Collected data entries
......

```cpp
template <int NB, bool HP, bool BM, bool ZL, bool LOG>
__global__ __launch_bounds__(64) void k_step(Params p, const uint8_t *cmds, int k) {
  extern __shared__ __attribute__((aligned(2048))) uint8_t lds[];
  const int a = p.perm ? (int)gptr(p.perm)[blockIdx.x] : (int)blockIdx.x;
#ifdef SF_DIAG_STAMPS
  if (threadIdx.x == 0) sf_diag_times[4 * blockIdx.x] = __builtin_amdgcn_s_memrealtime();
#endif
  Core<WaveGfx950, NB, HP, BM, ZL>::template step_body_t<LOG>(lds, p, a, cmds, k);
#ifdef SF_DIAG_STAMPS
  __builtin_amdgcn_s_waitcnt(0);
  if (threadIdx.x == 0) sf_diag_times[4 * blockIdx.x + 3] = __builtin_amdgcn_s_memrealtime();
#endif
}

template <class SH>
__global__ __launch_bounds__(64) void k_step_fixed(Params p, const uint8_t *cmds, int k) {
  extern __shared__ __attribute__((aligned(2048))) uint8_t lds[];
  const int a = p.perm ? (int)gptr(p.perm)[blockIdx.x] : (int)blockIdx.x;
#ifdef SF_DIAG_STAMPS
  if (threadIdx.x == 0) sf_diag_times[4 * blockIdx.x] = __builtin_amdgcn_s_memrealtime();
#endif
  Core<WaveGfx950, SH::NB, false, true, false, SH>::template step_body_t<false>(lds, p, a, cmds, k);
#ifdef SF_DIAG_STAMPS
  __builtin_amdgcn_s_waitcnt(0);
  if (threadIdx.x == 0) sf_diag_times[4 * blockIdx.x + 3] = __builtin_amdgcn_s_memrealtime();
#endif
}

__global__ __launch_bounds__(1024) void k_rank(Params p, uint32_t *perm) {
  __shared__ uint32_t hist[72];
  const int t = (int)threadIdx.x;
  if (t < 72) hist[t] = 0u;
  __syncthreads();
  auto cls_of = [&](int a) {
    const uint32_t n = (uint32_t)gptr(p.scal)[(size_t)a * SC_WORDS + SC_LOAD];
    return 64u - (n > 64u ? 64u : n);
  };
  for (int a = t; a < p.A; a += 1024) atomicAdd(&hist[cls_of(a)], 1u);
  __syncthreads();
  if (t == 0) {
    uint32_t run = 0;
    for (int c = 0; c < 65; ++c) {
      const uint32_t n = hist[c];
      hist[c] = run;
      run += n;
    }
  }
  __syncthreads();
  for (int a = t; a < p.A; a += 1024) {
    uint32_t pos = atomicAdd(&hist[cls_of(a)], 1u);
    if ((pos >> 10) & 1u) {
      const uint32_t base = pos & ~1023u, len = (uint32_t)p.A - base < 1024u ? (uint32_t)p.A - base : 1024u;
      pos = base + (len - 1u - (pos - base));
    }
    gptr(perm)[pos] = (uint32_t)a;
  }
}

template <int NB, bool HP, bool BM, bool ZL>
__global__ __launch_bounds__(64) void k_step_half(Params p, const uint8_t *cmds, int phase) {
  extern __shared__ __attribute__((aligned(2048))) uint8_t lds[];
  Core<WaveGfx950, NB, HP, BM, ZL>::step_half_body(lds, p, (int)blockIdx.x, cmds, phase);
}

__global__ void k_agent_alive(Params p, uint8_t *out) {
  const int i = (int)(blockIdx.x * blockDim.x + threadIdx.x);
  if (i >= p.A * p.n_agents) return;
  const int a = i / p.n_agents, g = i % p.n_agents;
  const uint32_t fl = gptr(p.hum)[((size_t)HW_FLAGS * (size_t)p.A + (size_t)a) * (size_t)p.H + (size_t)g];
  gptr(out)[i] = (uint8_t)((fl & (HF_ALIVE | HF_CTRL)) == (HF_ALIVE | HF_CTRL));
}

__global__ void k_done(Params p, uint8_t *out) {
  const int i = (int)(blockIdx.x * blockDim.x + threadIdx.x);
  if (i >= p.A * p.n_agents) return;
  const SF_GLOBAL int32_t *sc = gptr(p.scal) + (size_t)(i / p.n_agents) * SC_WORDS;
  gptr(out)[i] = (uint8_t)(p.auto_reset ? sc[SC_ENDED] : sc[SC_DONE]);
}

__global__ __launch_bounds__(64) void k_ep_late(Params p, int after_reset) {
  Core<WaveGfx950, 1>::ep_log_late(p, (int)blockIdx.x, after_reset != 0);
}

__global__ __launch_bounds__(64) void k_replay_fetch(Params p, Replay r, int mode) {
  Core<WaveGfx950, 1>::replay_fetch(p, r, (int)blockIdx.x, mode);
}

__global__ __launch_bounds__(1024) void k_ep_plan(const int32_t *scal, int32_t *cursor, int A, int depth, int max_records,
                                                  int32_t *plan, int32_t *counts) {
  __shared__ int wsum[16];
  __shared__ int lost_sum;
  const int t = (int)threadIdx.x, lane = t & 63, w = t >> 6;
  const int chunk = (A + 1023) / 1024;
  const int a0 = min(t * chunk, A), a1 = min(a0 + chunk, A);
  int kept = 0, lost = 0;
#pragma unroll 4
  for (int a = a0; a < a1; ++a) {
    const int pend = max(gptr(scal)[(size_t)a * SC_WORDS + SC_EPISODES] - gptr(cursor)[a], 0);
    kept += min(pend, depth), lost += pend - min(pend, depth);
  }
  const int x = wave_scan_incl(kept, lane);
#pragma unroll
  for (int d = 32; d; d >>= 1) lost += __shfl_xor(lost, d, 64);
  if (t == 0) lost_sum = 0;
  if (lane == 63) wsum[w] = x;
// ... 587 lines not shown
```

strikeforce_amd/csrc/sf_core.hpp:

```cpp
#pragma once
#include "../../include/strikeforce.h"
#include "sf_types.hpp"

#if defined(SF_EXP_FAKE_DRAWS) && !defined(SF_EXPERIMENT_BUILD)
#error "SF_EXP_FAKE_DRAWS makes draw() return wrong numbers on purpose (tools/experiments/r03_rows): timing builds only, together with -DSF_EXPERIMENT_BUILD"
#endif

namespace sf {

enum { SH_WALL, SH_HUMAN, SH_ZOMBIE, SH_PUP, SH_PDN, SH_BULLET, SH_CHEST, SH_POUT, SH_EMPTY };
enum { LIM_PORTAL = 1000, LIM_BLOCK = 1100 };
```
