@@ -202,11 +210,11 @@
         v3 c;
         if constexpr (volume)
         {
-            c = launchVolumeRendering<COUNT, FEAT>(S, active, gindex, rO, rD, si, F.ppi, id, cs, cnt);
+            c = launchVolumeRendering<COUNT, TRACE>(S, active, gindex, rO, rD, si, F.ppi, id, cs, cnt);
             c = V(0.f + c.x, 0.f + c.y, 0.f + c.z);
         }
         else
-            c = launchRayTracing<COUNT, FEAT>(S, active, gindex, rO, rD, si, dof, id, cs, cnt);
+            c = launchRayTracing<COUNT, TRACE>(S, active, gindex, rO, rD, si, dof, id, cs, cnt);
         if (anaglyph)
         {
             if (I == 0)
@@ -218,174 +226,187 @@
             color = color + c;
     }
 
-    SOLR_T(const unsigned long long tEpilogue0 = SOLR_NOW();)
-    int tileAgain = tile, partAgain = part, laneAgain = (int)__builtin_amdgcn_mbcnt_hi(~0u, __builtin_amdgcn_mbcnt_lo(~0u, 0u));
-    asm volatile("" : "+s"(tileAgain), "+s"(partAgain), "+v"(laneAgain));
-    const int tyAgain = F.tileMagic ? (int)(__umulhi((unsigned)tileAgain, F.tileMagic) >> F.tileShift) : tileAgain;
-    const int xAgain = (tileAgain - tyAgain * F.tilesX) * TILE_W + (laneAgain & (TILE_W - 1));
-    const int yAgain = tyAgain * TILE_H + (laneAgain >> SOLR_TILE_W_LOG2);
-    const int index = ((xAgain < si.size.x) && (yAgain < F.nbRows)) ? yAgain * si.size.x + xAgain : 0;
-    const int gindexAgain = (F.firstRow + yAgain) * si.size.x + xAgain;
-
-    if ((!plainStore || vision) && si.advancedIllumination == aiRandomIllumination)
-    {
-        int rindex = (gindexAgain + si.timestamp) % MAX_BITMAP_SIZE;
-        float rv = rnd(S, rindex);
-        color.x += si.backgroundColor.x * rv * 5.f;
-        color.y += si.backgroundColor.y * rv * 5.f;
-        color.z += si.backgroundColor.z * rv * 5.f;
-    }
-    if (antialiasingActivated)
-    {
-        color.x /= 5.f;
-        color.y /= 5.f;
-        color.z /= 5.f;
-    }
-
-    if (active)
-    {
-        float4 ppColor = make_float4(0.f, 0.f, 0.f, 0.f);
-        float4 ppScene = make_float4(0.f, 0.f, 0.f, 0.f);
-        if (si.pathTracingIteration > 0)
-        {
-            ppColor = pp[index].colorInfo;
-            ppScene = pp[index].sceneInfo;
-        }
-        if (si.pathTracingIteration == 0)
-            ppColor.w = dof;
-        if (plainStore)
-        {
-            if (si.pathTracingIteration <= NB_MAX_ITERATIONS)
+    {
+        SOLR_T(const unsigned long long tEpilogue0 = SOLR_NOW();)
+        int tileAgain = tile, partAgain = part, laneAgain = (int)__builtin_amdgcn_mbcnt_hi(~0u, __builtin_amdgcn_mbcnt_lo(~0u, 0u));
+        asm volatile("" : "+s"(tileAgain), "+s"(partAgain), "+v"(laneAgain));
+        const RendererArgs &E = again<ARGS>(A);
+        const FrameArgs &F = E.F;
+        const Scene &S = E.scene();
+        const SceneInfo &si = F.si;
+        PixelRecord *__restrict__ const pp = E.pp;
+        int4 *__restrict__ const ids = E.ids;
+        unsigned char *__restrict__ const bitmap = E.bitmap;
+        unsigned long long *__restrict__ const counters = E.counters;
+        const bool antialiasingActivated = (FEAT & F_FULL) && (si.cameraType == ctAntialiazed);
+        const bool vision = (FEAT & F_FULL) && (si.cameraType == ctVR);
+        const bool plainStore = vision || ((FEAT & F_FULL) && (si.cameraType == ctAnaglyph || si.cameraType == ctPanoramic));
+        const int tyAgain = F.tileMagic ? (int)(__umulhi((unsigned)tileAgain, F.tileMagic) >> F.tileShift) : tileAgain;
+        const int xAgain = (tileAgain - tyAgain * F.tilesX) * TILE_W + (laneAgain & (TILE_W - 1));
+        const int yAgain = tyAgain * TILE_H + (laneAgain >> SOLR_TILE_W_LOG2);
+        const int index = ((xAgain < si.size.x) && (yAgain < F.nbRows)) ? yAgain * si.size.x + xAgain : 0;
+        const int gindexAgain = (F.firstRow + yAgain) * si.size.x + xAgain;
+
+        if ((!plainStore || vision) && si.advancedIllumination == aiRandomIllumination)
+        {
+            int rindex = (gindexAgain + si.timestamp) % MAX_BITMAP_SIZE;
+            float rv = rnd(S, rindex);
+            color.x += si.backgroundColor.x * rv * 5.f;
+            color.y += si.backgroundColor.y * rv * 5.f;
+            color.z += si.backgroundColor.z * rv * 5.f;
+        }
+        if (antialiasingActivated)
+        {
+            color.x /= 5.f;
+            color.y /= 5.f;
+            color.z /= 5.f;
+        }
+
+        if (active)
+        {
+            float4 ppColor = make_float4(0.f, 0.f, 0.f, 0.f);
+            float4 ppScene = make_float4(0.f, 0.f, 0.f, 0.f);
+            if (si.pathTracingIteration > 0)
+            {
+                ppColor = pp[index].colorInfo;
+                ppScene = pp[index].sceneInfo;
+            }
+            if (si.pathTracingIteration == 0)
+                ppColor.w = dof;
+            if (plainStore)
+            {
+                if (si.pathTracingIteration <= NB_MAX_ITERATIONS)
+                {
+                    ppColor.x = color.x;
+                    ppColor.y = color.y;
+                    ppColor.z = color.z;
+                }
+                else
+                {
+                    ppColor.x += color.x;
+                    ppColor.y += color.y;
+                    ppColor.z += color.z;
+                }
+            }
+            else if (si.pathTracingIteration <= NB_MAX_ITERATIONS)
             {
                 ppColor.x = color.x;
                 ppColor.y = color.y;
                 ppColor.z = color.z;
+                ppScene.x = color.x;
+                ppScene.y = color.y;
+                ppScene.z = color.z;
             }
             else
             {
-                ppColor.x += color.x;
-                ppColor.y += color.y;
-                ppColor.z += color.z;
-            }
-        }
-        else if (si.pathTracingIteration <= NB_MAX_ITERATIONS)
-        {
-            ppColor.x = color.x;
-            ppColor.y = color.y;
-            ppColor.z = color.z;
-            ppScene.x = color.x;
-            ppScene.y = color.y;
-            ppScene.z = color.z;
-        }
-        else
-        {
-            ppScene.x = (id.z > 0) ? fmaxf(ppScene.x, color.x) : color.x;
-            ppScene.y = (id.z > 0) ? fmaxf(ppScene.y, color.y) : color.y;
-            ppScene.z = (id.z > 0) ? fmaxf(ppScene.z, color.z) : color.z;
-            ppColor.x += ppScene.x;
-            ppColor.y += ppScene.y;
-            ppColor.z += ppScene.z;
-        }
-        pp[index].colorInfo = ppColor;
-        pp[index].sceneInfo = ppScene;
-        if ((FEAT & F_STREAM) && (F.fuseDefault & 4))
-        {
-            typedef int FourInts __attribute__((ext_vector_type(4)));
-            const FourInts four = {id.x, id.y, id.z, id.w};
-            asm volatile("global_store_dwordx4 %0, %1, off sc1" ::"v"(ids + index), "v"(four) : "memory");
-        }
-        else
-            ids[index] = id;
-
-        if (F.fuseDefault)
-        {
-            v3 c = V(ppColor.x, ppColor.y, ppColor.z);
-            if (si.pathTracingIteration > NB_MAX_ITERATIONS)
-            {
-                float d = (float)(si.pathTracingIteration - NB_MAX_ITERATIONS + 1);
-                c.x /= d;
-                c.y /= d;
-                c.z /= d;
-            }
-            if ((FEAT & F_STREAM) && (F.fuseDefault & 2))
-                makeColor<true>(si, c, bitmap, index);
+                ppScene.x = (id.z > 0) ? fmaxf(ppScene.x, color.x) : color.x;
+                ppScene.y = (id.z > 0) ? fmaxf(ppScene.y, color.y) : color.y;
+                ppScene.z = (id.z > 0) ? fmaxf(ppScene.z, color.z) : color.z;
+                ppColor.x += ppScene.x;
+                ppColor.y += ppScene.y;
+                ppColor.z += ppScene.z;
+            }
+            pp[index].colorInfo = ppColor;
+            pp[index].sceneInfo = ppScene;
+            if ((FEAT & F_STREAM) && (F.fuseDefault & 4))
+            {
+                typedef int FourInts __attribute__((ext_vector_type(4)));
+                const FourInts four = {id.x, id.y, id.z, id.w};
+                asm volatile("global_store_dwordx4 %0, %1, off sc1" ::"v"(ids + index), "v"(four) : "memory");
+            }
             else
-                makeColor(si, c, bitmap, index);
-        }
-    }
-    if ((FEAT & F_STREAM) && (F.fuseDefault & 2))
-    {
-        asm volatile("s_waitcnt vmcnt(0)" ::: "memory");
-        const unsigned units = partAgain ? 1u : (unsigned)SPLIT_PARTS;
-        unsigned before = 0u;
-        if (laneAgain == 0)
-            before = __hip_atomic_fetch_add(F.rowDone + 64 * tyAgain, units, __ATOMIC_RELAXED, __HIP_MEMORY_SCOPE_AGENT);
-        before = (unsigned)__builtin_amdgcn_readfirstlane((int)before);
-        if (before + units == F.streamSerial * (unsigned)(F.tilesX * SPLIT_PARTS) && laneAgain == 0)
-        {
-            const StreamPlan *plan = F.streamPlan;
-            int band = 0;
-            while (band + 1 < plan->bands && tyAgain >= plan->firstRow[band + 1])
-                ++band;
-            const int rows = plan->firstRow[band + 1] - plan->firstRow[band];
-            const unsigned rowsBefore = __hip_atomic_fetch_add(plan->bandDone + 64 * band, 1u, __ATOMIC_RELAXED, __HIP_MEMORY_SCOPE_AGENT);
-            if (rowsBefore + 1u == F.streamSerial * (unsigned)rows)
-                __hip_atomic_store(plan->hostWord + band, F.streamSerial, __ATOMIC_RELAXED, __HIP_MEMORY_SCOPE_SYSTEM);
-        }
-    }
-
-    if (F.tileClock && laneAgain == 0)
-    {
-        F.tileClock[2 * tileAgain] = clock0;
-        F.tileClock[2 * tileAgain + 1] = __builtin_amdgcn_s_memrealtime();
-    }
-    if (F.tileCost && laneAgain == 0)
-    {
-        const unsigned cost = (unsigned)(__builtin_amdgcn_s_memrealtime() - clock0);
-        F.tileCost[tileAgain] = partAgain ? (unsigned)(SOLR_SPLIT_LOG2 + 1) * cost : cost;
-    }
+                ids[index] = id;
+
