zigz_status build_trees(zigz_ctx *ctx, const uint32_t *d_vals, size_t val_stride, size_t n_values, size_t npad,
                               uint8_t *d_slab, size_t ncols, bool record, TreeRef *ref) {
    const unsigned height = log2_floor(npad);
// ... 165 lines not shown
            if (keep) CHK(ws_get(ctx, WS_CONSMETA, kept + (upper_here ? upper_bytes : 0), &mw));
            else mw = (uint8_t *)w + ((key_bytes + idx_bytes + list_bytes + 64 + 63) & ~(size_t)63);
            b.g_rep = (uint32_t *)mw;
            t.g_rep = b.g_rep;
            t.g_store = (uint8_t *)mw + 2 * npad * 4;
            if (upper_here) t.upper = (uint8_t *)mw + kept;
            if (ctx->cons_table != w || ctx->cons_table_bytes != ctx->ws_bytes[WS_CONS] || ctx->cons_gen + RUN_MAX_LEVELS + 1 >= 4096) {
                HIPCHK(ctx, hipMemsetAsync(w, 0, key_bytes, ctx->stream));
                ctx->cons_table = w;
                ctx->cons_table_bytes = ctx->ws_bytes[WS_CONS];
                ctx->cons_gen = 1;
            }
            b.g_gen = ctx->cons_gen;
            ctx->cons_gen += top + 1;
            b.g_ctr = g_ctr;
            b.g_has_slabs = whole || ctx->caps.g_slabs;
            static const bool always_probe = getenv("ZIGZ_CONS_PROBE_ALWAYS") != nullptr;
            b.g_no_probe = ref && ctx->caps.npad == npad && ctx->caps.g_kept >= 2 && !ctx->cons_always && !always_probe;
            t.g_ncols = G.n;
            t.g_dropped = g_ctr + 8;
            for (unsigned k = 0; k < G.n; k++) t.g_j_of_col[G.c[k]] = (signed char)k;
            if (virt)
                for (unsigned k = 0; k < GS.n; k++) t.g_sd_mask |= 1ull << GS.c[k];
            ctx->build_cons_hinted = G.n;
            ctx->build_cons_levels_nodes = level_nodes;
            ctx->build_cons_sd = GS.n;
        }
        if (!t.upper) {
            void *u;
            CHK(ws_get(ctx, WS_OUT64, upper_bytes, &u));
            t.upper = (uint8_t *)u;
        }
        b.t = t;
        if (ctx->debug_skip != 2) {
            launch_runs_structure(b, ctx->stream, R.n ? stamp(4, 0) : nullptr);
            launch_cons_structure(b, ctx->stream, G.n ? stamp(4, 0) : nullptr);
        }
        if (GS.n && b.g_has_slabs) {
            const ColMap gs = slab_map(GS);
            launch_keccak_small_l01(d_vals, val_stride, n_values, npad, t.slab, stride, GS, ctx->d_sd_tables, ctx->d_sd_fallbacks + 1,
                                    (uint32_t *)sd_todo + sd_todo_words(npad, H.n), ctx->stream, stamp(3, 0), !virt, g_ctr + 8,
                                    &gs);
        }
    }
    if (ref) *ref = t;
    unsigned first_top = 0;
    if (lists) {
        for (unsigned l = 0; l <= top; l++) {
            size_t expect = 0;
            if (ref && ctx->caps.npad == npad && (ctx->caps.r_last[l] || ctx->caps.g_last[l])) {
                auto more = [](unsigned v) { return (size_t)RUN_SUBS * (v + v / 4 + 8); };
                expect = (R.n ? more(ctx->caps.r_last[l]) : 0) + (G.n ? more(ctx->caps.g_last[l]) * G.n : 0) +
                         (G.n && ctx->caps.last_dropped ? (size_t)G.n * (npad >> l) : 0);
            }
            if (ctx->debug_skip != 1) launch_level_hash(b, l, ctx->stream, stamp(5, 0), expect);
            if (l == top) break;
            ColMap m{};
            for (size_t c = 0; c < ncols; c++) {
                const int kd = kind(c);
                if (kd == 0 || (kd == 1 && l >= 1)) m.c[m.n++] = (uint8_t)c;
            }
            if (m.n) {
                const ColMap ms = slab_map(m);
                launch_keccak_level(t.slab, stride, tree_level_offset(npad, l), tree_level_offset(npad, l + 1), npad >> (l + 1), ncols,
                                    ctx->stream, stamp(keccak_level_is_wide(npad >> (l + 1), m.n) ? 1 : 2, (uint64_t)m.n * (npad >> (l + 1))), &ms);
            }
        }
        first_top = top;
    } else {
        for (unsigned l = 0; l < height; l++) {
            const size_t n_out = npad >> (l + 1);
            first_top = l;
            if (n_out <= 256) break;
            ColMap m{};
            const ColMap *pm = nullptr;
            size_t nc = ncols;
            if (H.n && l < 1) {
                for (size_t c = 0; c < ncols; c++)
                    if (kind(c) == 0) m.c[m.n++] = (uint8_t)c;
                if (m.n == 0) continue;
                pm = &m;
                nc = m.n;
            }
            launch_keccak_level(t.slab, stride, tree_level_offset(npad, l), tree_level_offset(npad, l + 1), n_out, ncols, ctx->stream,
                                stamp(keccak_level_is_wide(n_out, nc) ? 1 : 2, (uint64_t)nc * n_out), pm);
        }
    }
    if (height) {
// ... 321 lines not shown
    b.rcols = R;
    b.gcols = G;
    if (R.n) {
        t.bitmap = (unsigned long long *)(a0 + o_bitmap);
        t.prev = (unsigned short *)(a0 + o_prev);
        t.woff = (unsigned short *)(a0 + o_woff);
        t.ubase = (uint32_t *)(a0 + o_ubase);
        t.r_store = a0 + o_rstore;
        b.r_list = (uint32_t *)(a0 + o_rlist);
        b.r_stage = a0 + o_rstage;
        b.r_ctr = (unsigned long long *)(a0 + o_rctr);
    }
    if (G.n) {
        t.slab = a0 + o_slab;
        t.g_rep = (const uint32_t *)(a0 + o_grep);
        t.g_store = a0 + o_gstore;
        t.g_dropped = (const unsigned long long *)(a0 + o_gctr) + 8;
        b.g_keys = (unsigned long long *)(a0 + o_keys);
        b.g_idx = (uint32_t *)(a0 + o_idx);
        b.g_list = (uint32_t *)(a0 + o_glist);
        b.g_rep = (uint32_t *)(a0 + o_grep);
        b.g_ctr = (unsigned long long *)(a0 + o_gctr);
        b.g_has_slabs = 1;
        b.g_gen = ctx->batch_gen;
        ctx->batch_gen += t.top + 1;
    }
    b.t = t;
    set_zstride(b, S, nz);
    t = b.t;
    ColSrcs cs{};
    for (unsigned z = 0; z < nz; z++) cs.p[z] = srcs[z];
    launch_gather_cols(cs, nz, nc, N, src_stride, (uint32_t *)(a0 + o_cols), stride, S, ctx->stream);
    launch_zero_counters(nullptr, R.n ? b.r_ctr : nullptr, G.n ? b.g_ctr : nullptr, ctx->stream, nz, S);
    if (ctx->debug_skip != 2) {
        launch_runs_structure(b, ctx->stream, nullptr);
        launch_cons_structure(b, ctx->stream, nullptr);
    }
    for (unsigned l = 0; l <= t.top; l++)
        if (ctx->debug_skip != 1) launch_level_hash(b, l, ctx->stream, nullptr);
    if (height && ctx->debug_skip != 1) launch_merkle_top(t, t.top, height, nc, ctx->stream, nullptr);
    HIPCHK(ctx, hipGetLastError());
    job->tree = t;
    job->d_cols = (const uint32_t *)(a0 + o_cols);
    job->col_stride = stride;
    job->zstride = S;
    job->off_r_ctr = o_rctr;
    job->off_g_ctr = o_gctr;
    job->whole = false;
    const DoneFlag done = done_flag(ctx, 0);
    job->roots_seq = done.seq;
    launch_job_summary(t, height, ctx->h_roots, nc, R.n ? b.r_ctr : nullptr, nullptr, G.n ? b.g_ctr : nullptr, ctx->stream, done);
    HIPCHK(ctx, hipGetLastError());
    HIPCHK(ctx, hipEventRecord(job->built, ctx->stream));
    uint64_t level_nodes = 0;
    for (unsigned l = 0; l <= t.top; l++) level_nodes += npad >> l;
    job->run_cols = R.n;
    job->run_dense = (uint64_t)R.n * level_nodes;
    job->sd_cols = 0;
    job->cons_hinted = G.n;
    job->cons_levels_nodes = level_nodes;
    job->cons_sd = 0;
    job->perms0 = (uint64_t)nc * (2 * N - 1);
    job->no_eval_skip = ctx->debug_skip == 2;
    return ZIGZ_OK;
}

......

**About this exercise:** Once you have counted every line above that contains the string "TRACE", give that number and nothing more.

**Output for this task:** 2